Introduction: This study reports the primary perioperative outcomes of efgartigimod in patients with thymoma-associated myasthenia gravis (TAMG).

Methods: We conducted a prospective, single-arm clinical trial to evaluate the perioperative use of efgartigimod in acetylcholine receptor antibody-positive (AChR-Ab+) generalized TAMG. Efgartigimod was administered intravenously at a dose of 10 mg/kg on Days 1, 8, 15, and 22, totaling four doses, with thymomectomy performed on Day 9.
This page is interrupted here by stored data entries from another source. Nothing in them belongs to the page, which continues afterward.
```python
class KokoroHipError(RuntimeError):
    pass


def load():
    global _lib
    if _lib is not None:
        return _lib
    path = os.environ.get("KK_HIP_LIB", LIB_PATH)
    if not os.path.exists(path):
        raise KokoroHipError(
            f"{path} not found: build it with `python mlx-audio_amd/build.py` (hipcc, gfx950). "
            "The Kokoro hot path has no CPU or PyTorch fallback."
        )
    try:
        import torch
    except ImportError:
        pass
    lib = C.CDLL(path)
    for name, (res, args) in SIGNATURES.items():
# ... 14 lines not shown
```

mlx-audio_amd/csrc/kk_conv_mfma4.hip:

```cpp
#include <stdlib.h>

#include "kk_common.h"
#include "kk_kernels.h"
#include "kk_conv_mfma_shared.h"

#define TR_NOW() 0ull
#define TR_ADD(slot, v) do { } while (0)
namespace {
typedef __bf16 bf16x2 __attribute__((ext_vector_type(2)));

typedef __bf16 bf16x8 __attribute__((ext_vector_type(8)));
typedef float f32x4 __attribute__((ext_vector_type(4)));

constexpr int BN = 128, CK = 64;
constexpr int XLD = 80;
constexpr int MAX_HALO = 50;
constexpr int CLD = BN;

constexpr int PS_BYTES = 2 * 3 * CK * 4;

template <int BM>
struct Geo {
  static constexpr int XROWS = BM + MAX_HALO;
  static constexpr int XS_BYTES = XROWS * XLD * 2;
  static constexpr int MAIN_BYTES = XS_BYTES + PS_BYTES;
  static constexpr int RPP = BM / 2;
  static constexpr int EPI_BYTES = RPP * CLD * 4;
  static constexpr int LDS_BYTES = MAIN_BYTES > EPI_BYTES ? MAIN_BYTES : EPI_BYTES;
  static constexpr int XREG = (XROWS * 8 + 255) / 256;
};


union U16 {
  uint4 u;
  bf16_t h[8];
};
union U32x8 {
  uint4 u[2];
  float f[8];
};

template <typename TO, int WM, int NRM>
__global__ __launch_bounds__(256, 2) __attribute__((amdgpu_waves_per_eu(2, 2))) void conv_mfma4_kernel(KKMfmaArgs a) {
  constexpr int BM = 2 * WM, MI16 = WM / 16;
  constexpr bool ACC16 = true;
  using G = Geo<BM>;
  constexpr int XREG = G::XREG;
  extern __shared__ __attribute__((aligned(16))) unsigned char smem[];
  bf16_t* Xs = (bf16_t*)smem;
  float* Ps = (float*)(smem + G::XS_BYTES);
  float* Cs = (float*)smem;

  const int tid = threadIdx.x, lane = tid & 63, wave = tid >> 6;
  const int wr = wave >> 1, wc = wave & 1;
  const int nphase = a.mode == KK_CONVT ? a.stride : 1;
  int bx, by, bz;
  {
    const int gx = gridDim.x, gy = gridDim.y, total = gx * gy * gridDim.z;
    int lid = blockIdx.x + gx * (blockIdx.y + gy * blockIdx.z);
    const int per = total / 8, rem = total - per * 8;
    const int xcd = lid & 7, idx = lid >> 3;
    lid = xcd * per + (xcd < rem ? xcd : rem) + idx;
    by = lid % gy;
    const int t = lid / gy;
    bx = t % gx;
    bz = t / gx;
  }
  const int b = bz / nphase, phase = bz - b * nphase;
  const int q0 = bx * BM, n0 = by * BN;
  const int Lin = kk_len(a.lin, b), Lout = kk_len(a.lout, b);

  int ntaps, off0, dstep, widx0, wstep;
  if (a.mode == KK_CONV) {
    ntaps = a.Kw; off0 = -a.pad; dstep = a.dil; widx0 = 0; wstep = 1;
  } else {
    const int k0 = (phase + a.pad) % a.stride;
    ntaps = (a.Kw - k0 + a.stride - 1) / a.stride;
    off0 = (phase + a.pad - k0) / a.stride; dstep = -1; widx0 = k0; wstep = a.stride;
  }
  const int min_off = dstep >= 0 ? off0 : off0 + (ntaps - 1) * dstep;
  const int halo = (ntaps - 1) * (dstep >= 0 ? dstep : -dstep);
  const int xrows = BM + halo;

  const int op_first = a.mode == KK_CONV ? q0 : phase + a.stride * q0;
  const bool tile_live = op_first < Lout;

  const unsigned long long tr0 = TR_NOW();
  unsigned long long tr_sx = 0, tr_sw = 0;
  (void)tr0; (void)tr_sx; (void)tr_sw;
  f32x4 acc[MI16][4];
#pragma unroll
  for (int i = 0; i < MI16; ++i)
#pragma unroll
    for (int j = 0; j < 4; ++j) acc[i][j] = f32x4{0.f, 0.f, 0.f, 0.f};

  if (tile_live) {
    const bf16_t* xb = a.x + (long long)b * a.xbs;
    const int nchunk = a.CinP / CK;
    const int nit = nchunk * ntaps;
    const int lin_hi = Lin > 0 ? Lin - 1 : 0;
    const int cin_real = a.Cin > 0 ? a.Cin : a.CinP;

#define KK_STG(name) name
#define KK_STG_XS Xs
#include "kk_conv_mfma_stage.h"
    uint4 q00, q01, q02, q03, q10, q11, q12, q13;
    const int nb = by;
    auto frag_ptr = [&](int it) __attribute__((always_inline)) -> const uint4* {
      const int chunk = it / ntaps, tap = it - chunk * ntaps;
      const long long blk = ((long long)(widx0 + tap * wstep) * (a.CoutP / BN) + nb) * nchunk + chunk;
      return (const uint4*)a.wf + blk * 1024 + (wc * 2) * 4 * 64 + lane;
    };
    load_x(0);
    {
      const uint4* fp = frag_ptr(0);
      q00 = fp[0 * 64]; q01 = fp[1 * 64]; q02 = fp[2 * 64]; q03 = fp[3 * 64];
      q10 = fp[4 * 64]; q11 = fp[5 * 64]; q12 = fp[6 * 64]; q13 = fp[7 * 64];
      asm volatile("" ::: "memory");
    }
    store_p(0);
    __syncthreads();
    store_x(0);
    __syncthreads();

    const int arow = wr * WM + (lane & 15);
    const int kofs = 8 * (lane >> 4);

    for (int it = 0; it < nit; ++it) {
      const int chunk = it / ntaps, tap = it - chunk * ntaps;
      const bool last_tap = tap == ntaps - 1;
      if (tap == 0 && chunk + 1 < nchunk) load_x(chunk + 1);
      const uint4* fn = frag_ptr(it + 1 < nit ? it + 1 : it);

      const int shift = (off0 + tap * dstep) - min_off;
      const bf16_t* xa = Xs + (arow + shift) * XLD + kofs;
      KK_MFMA_ITER(q00, q01, q02, q03, q10, q11, q12, q13)
      asm volatile("" ::: "memory");
      if (it + 1 < nit) {
        if (tap == 0 && chunk + 1 < nchunk) store_p(chunk + 1);
        if (last_tap) {
          __syncthreads();
          store_x(chunk + 1);
          __syncthreads();
        }
      }
    }
    __syncthreads();
  }
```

Results: Forty patients with TAMG were enrolled, with a median age of 46 years. The predominant thymomectomy approach was T2b minimally invasive thymectomy, performed in 21 of 40 patients (52.5%). All patients were classified as responders on the Myasthenia Gravis Activities of Daily Living (MG-ADL), Quantitative Myasthenia Gravis (QMG), and Myasthenia Gravis Composite (MGC) scale, showing improvement across ocular, bulbar, limb, and respiratory muscle strength. At visit 4, myasthenic symptoms were obvious relieved, with reductions of 4.6 on MG-ADL compared to baseline. Significant reductions were noted in both serum IgG and AChR-Ab levels, without affecting other immunoglobulin classes or complements levels, following efgartigimod administration. The mean total postoperative hospitalization stay was 7.1 days. The total incidence of all-grade treatment-emergent adverse events (TEAEs) was 62.5% and the most TEAEs were reported to be mild. Postoperative myasthenic crisis occurred in 4 patients (10.0%) who underwent extended thymectomy.

Conclusion: The satisfactory outcomes and rapid neurological remission demonstrated efgartigimod had favorable safety and efficacy profiles during the perioperative period of thymomectomy for TAMG. These findings support the potential of efgartigimod as a novel perioperative treatment option for TAMG.